» Work item
Scan the data, and whenever a line contains "bool", copy it.

>>>>>

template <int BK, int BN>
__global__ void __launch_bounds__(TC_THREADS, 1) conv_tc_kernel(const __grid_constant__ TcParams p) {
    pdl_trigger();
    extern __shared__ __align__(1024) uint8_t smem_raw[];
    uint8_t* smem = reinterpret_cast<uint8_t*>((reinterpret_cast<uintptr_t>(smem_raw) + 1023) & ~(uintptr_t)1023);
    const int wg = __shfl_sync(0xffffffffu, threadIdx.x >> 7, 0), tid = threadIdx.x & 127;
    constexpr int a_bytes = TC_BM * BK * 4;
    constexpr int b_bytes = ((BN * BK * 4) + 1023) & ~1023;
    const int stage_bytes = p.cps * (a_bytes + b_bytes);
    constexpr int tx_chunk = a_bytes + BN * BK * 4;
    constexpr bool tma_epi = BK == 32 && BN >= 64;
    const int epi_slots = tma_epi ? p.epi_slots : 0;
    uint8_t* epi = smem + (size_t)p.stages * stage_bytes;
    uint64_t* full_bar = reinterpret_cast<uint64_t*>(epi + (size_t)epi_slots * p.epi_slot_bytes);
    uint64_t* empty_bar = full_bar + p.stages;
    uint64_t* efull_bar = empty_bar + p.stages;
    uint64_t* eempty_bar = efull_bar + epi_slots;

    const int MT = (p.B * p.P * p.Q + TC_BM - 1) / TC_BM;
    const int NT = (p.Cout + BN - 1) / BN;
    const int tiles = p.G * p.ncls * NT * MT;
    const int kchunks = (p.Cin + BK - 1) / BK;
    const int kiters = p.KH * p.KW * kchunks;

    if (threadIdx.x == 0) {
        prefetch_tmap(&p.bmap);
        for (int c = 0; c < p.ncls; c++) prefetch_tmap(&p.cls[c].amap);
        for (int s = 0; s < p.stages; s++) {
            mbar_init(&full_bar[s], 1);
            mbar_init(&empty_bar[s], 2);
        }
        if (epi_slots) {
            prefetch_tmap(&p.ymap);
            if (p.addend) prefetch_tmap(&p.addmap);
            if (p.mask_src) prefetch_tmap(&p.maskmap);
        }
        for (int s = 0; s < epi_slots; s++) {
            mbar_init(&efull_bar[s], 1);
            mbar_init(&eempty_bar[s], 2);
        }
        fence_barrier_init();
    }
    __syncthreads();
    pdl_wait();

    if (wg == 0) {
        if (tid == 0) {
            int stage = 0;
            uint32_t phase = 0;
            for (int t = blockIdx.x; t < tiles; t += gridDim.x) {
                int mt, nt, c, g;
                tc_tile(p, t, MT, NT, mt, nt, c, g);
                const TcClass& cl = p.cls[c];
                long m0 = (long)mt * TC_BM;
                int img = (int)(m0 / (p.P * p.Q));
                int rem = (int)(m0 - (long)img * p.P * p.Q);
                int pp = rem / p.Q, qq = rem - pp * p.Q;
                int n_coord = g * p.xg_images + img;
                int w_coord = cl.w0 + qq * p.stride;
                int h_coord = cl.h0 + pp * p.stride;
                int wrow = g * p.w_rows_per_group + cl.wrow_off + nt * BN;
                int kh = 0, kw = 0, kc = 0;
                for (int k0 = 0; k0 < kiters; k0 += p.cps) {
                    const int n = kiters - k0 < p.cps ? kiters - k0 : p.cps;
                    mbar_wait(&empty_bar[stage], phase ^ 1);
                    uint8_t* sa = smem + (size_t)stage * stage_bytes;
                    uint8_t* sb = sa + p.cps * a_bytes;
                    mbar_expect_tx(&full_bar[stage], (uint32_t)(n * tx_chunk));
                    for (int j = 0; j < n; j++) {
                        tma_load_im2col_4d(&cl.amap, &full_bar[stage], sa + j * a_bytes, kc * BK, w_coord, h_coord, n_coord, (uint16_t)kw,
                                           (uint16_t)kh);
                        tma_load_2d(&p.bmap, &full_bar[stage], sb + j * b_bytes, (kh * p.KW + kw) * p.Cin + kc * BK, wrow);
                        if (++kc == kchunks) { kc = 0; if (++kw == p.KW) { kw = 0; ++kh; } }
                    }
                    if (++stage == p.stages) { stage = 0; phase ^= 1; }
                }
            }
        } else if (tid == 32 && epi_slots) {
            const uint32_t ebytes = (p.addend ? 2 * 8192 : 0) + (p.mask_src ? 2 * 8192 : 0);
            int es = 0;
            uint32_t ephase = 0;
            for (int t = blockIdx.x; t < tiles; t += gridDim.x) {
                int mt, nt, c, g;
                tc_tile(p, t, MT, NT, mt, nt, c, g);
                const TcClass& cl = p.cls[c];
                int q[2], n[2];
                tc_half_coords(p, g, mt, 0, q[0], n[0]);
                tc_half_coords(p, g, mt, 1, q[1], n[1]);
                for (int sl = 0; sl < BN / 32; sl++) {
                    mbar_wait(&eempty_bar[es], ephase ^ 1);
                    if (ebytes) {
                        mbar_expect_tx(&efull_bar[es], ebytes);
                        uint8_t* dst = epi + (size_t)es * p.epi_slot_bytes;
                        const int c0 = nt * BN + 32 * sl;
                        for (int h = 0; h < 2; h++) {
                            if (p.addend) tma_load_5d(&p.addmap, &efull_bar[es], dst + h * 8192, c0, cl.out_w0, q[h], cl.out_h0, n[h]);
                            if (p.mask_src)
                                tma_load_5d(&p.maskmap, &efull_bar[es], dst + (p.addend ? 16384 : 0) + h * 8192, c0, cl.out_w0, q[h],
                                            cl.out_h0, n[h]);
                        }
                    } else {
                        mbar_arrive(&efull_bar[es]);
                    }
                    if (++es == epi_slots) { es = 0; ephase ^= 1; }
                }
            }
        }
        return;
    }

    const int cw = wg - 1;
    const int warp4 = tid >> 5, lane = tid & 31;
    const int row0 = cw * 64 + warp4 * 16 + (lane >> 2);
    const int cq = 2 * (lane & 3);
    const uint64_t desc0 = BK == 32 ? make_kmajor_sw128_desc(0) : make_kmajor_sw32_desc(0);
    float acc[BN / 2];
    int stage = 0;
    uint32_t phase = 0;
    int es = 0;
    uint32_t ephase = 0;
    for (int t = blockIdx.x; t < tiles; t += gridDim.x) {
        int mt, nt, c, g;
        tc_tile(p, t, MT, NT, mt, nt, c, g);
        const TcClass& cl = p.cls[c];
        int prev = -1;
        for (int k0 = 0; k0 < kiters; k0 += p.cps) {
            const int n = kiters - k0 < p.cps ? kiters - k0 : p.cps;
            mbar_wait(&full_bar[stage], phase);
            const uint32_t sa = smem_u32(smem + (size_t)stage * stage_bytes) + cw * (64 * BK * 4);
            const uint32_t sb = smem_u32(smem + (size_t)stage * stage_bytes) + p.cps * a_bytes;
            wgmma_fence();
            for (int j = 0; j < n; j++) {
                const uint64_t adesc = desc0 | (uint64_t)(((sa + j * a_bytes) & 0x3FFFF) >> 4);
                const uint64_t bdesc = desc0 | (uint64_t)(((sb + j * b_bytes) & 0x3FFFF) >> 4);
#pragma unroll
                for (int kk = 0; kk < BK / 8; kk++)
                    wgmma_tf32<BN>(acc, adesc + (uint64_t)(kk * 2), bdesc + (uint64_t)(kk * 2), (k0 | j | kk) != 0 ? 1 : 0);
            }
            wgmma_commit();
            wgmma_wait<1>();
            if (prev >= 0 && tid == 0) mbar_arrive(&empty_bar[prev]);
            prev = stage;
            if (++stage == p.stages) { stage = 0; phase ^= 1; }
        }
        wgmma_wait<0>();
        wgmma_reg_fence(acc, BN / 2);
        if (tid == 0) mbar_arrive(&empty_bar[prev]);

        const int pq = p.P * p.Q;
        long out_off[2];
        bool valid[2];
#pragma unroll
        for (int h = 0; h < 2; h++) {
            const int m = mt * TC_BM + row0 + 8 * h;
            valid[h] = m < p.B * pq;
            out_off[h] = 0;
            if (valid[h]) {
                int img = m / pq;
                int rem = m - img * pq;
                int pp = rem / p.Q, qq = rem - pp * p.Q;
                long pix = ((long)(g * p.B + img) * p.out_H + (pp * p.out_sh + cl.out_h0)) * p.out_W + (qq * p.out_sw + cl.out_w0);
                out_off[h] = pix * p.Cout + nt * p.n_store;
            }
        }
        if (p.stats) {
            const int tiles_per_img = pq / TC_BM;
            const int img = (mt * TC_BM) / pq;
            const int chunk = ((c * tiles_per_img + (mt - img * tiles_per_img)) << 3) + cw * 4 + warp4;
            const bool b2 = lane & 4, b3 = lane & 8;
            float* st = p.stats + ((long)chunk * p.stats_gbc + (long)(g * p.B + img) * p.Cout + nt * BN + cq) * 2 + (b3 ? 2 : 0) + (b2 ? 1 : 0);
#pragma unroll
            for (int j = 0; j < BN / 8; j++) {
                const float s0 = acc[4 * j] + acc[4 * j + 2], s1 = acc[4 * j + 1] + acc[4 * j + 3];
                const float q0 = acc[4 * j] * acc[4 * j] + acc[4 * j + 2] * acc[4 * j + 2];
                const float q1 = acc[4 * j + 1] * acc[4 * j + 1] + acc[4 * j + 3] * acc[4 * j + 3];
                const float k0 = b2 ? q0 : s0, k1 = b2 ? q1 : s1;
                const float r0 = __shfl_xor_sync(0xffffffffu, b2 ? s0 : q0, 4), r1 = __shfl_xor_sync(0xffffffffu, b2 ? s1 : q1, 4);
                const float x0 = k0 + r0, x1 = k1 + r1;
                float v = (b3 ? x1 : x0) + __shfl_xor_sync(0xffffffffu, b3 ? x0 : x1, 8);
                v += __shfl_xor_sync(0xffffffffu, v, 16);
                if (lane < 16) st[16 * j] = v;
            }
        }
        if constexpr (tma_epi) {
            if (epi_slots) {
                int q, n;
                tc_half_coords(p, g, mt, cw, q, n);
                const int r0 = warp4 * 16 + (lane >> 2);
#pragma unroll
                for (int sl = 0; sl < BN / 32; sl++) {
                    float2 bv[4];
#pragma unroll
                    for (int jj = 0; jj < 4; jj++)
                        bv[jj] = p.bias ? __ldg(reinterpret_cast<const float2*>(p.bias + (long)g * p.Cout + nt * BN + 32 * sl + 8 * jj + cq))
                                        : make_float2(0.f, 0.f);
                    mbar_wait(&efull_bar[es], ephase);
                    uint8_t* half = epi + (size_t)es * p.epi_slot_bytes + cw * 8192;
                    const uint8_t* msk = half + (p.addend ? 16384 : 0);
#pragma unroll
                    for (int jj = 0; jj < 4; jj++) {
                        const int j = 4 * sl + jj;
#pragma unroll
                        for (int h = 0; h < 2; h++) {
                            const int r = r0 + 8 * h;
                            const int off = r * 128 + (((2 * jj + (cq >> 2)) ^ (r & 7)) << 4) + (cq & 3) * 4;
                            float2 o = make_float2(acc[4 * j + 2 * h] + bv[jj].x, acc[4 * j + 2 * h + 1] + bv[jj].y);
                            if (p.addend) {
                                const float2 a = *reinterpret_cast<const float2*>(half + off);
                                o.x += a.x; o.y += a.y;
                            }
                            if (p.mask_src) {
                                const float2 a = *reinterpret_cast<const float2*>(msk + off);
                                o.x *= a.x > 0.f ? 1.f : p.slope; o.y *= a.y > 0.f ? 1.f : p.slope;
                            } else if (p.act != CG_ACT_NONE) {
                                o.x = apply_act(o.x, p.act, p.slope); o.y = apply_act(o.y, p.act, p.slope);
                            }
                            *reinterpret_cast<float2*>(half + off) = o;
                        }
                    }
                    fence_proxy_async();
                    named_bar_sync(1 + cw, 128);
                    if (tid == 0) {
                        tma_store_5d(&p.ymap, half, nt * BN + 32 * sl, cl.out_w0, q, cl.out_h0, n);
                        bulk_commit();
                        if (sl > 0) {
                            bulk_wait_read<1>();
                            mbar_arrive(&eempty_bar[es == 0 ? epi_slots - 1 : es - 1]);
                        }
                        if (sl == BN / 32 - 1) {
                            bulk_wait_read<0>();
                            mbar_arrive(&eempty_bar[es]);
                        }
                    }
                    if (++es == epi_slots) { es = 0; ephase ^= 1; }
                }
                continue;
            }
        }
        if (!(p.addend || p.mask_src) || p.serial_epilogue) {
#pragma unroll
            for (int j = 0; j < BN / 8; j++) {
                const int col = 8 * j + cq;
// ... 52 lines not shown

<<<<<
>>>>>

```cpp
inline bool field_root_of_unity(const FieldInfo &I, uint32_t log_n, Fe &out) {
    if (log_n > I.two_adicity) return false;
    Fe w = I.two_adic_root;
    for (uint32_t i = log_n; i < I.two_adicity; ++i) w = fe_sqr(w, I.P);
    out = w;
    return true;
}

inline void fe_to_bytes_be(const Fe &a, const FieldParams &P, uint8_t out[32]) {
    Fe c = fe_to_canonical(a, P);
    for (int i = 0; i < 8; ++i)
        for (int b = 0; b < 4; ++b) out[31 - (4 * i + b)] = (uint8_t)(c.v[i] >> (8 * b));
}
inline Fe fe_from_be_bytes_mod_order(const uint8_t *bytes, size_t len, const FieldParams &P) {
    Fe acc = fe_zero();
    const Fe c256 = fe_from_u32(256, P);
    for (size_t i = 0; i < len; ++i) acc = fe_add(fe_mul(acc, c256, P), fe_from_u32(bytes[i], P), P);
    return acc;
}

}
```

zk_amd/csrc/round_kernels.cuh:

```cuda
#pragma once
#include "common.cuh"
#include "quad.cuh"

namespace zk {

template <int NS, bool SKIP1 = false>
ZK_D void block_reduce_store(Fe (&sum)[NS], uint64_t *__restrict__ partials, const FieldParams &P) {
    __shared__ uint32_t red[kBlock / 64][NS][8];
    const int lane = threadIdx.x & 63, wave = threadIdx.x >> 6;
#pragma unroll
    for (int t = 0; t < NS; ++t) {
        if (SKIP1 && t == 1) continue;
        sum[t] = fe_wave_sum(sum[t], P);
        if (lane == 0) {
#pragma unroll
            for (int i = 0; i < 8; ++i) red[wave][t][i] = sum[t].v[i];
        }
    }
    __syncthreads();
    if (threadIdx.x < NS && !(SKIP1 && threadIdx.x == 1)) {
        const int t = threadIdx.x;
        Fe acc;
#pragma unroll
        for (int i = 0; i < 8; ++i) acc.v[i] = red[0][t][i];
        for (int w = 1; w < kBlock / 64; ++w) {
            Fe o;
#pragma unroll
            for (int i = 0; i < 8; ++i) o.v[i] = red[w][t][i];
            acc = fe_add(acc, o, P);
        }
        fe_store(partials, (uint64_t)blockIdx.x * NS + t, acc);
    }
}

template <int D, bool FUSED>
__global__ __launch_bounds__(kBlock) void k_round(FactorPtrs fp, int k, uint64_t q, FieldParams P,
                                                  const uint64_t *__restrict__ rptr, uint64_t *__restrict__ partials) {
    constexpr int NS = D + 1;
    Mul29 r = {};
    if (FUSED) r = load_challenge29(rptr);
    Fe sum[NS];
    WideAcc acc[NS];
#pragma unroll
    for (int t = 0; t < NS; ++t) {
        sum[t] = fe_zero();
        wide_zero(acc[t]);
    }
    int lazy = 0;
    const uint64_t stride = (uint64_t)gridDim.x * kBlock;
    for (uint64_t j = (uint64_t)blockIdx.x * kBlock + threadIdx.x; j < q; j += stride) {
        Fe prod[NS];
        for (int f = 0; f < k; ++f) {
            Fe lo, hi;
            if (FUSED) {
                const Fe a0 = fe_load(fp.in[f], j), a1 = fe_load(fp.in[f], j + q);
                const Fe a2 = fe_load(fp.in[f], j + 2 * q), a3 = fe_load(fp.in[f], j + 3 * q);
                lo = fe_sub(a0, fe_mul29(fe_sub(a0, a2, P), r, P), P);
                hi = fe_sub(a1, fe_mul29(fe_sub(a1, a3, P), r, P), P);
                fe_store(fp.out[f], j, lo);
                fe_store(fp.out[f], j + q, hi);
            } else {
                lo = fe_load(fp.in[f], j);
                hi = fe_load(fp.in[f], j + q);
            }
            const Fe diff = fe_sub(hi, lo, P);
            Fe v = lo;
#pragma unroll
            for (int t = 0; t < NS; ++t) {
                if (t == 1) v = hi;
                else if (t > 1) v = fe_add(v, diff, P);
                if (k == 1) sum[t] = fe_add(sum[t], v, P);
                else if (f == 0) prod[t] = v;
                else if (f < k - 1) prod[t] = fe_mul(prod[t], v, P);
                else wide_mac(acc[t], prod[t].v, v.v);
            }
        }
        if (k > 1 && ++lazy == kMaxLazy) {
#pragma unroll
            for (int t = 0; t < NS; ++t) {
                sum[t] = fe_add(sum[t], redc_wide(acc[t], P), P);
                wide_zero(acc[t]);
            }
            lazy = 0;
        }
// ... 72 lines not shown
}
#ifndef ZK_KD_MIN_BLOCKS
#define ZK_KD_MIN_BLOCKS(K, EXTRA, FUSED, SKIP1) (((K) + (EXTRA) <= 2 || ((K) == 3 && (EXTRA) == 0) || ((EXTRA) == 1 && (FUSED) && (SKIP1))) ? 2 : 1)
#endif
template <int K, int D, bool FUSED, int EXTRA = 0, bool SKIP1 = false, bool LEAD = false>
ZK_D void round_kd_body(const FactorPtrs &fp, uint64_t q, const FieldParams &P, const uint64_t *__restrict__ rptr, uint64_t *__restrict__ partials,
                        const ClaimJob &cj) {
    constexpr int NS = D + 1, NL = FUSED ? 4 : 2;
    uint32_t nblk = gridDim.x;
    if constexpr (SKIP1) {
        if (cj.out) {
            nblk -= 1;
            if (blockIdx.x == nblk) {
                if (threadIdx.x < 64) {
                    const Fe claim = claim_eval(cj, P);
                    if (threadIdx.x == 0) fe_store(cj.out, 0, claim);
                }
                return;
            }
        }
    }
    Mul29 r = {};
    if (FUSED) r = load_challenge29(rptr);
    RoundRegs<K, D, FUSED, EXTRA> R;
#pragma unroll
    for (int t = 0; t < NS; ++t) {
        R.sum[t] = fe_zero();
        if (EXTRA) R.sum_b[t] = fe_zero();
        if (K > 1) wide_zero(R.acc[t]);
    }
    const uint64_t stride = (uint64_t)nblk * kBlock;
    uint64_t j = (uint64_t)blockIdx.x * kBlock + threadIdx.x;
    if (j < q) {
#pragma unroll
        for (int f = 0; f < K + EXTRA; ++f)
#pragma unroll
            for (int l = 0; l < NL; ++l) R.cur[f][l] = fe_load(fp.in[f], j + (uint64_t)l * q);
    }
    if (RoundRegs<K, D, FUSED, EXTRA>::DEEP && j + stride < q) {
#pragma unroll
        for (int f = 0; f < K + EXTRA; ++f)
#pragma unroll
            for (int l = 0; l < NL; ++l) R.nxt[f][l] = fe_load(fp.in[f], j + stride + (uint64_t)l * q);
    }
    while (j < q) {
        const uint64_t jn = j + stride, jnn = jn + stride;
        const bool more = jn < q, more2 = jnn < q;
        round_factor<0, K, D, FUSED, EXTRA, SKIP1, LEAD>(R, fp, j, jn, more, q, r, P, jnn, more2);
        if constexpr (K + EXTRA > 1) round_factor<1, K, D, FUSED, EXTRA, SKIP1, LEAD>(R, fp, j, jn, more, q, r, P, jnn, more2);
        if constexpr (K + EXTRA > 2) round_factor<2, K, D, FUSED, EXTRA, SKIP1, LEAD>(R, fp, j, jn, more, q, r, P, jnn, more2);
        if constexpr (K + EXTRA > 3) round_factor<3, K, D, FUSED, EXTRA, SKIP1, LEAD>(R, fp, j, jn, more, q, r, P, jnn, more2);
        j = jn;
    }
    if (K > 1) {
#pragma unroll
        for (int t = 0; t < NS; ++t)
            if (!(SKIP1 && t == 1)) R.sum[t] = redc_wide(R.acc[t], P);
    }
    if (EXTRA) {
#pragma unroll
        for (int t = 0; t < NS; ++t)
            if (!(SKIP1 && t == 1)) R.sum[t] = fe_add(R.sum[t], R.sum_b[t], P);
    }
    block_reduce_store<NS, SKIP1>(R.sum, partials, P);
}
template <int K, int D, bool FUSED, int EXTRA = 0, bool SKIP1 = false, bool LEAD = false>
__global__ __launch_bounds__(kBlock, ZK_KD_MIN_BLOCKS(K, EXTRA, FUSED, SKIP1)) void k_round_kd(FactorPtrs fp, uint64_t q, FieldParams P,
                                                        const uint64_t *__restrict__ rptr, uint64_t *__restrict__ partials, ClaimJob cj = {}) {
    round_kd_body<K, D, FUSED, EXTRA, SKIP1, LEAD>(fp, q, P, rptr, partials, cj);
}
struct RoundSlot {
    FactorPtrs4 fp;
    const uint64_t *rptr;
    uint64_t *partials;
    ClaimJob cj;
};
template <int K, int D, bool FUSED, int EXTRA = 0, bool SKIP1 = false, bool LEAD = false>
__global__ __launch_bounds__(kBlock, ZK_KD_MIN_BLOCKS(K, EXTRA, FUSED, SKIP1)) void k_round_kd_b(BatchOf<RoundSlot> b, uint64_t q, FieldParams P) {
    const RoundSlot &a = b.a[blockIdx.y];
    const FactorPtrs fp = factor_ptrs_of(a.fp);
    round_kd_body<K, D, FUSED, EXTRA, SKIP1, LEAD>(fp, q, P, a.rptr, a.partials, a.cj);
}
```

<<<<<

» Reply to the task
    constexpr bool tma_epi = BK == 32 && BN >= 64;
        bool valid[2];
            const bool b2 = lane & 4, b3 = lane & 8;
inline bool field_root_of_unity(const FieldInfo &I, uint32_t log_n, Fe &out) {
template <int NS, bool SKIP1 = false>
template <int D, bool FUSED>
template <int K, int D, bool FUSED, int EXTRA = 0, bool SKIP1 = false, bool LEAD = false>
        const bool more = jn < q, more2 = jnn < q;
template <int K, int D, bool FUSED, int EXTRA = 0, bool SKIP1 = false, bool LEAD = false>
template <int K, int D, bool FUSED, int EXTRA = 0, bool SKIP1 = false, bool LEAD = false>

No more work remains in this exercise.